Segment Start: Given records

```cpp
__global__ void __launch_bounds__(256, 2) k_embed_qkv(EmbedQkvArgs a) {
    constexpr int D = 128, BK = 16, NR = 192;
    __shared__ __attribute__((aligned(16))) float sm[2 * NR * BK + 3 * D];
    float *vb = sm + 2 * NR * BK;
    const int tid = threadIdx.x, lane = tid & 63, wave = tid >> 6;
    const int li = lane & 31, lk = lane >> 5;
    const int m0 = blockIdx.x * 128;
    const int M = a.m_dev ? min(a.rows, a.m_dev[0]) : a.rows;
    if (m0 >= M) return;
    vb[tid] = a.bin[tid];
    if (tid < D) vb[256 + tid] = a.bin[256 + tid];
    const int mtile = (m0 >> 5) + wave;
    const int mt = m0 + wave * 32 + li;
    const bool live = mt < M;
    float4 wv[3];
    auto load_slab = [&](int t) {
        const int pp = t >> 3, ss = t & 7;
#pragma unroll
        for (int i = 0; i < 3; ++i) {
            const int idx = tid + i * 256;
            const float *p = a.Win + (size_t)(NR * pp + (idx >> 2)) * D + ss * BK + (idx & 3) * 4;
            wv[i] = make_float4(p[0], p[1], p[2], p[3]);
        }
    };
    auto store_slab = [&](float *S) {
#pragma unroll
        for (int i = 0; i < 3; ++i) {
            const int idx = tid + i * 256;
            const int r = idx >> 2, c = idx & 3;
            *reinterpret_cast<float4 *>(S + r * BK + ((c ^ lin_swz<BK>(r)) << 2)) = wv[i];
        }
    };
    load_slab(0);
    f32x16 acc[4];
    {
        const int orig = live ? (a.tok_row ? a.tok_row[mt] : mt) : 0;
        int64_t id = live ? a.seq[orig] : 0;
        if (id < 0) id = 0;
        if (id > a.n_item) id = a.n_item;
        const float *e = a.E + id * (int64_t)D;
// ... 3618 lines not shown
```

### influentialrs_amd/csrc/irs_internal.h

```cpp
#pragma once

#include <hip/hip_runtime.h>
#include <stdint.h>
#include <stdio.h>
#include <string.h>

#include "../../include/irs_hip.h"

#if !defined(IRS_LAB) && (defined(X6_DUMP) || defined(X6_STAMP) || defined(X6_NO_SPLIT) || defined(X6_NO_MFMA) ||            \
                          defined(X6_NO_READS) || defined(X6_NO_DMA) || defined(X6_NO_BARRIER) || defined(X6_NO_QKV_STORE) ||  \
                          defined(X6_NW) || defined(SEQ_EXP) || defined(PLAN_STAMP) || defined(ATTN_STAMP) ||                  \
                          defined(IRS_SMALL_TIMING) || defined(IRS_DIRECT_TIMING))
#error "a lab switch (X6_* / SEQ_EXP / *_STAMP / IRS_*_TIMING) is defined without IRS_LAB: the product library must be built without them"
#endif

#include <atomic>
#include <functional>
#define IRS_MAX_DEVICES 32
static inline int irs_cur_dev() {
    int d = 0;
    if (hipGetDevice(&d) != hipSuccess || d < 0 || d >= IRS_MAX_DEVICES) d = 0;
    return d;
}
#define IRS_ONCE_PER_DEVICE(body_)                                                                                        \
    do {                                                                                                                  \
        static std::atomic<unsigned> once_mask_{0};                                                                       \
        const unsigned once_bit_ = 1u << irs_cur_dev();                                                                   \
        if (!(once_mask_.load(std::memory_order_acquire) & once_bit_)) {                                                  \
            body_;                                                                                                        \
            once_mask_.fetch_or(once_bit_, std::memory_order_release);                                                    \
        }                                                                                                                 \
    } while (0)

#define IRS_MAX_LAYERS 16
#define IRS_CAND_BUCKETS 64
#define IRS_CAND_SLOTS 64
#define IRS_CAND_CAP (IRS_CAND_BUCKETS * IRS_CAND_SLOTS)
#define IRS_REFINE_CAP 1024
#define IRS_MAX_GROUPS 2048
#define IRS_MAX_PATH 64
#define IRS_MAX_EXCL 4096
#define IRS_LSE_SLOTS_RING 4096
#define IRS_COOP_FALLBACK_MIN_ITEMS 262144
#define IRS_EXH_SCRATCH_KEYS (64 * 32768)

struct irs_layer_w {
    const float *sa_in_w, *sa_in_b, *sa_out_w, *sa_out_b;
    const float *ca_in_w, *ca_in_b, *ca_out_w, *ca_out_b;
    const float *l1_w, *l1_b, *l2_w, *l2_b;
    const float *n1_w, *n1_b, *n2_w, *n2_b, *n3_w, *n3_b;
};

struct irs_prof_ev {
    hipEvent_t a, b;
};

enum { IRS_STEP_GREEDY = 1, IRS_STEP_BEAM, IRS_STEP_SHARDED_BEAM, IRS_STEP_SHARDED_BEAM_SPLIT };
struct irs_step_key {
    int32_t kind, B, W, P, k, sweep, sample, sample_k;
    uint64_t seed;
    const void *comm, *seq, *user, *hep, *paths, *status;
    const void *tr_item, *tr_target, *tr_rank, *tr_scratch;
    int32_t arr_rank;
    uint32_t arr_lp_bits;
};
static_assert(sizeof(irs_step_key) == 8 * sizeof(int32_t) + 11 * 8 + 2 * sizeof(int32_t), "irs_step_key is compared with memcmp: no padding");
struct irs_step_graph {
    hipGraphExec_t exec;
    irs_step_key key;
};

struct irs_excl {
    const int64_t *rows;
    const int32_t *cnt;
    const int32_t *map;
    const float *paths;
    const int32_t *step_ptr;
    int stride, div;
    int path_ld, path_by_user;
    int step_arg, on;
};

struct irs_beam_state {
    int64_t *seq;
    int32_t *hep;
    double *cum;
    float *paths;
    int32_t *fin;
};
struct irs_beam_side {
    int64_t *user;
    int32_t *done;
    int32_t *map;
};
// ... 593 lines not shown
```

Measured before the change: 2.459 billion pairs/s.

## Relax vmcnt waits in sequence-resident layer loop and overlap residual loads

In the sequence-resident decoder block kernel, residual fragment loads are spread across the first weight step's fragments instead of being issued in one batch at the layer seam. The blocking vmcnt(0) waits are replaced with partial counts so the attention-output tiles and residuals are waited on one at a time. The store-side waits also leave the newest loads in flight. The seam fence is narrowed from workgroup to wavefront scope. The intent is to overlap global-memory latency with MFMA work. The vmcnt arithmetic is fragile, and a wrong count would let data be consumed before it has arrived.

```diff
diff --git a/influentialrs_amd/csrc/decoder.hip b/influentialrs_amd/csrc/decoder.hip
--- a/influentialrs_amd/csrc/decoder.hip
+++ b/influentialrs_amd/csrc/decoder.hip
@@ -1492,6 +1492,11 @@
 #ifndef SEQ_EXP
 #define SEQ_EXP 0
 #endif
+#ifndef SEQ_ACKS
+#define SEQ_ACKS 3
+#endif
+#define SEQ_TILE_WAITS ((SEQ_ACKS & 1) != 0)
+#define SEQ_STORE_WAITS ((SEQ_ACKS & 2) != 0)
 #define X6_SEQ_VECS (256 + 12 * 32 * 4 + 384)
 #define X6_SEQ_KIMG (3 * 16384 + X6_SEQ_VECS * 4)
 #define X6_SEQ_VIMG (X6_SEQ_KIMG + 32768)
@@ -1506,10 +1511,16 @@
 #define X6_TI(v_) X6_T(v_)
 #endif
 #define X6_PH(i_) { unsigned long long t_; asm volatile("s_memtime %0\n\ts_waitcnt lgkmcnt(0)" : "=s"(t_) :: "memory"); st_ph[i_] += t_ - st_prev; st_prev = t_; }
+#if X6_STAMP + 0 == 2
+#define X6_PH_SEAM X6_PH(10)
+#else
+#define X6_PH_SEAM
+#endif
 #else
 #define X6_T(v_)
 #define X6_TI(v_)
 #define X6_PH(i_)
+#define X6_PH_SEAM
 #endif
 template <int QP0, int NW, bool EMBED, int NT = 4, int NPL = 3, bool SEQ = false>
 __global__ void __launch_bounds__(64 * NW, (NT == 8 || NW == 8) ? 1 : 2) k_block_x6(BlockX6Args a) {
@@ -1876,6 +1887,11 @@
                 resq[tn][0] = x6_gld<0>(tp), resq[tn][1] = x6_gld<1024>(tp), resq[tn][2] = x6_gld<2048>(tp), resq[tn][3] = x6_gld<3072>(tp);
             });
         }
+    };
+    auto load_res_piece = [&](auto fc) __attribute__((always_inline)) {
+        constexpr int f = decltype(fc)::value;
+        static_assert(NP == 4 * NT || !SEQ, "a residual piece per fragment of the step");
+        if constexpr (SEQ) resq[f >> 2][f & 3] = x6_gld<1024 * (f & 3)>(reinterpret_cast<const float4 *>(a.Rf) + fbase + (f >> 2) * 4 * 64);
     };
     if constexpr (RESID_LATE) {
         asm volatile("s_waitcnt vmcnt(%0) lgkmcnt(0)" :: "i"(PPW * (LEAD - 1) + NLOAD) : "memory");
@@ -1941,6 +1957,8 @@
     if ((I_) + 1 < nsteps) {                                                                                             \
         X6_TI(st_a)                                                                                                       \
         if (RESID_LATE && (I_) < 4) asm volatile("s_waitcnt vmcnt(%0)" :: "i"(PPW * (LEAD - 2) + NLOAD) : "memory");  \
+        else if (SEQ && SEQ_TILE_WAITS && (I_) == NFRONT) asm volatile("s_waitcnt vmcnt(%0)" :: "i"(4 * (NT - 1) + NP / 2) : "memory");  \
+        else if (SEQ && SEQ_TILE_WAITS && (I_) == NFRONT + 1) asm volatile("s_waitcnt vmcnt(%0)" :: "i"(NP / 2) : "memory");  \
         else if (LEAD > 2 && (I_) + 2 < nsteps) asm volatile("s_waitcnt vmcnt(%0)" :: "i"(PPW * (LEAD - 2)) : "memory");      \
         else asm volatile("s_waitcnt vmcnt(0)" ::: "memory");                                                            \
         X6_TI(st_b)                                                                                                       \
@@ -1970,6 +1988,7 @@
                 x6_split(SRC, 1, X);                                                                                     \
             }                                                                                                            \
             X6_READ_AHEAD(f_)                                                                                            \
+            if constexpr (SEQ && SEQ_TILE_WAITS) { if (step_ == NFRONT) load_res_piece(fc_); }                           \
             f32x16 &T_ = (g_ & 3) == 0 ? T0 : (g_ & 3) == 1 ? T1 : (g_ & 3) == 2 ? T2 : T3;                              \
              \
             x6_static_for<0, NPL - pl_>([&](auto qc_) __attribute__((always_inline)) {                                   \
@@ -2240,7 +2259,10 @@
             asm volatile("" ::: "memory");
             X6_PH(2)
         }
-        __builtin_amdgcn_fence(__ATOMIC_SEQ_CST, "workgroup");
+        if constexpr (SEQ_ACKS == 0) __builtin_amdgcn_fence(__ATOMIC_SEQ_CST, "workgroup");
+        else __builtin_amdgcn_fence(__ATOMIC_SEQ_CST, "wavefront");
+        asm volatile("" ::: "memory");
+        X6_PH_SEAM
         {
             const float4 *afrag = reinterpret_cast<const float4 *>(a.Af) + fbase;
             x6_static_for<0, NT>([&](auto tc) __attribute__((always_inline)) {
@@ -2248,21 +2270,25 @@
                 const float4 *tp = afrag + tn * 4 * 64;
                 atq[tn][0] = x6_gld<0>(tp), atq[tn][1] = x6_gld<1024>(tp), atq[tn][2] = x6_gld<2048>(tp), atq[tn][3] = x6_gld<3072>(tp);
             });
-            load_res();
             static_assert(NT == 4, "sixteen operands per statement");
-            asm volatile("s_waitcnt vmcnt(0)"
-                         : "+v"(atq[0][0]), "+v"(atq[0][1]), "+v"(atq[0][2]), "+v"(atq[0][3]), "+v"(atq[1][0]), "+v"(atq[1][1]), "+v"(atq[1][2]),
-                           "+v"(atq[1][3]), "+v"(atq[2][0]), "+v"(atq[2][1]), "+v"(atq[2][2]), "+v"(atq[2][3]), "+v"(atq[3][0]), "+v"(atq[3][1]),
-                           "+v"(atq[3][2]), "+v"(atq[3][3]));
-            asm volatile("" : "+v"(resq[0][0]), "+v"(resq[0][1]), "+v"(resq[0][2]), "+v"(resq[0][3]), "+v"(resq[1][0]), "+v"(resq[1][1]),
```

Segment End: Given records

» Exercise prompt
The word "shown" may appear in several lines of the data; copy every line where it does.

» Your response
// ... 3618 lines not shown
// ... 593 lines not shown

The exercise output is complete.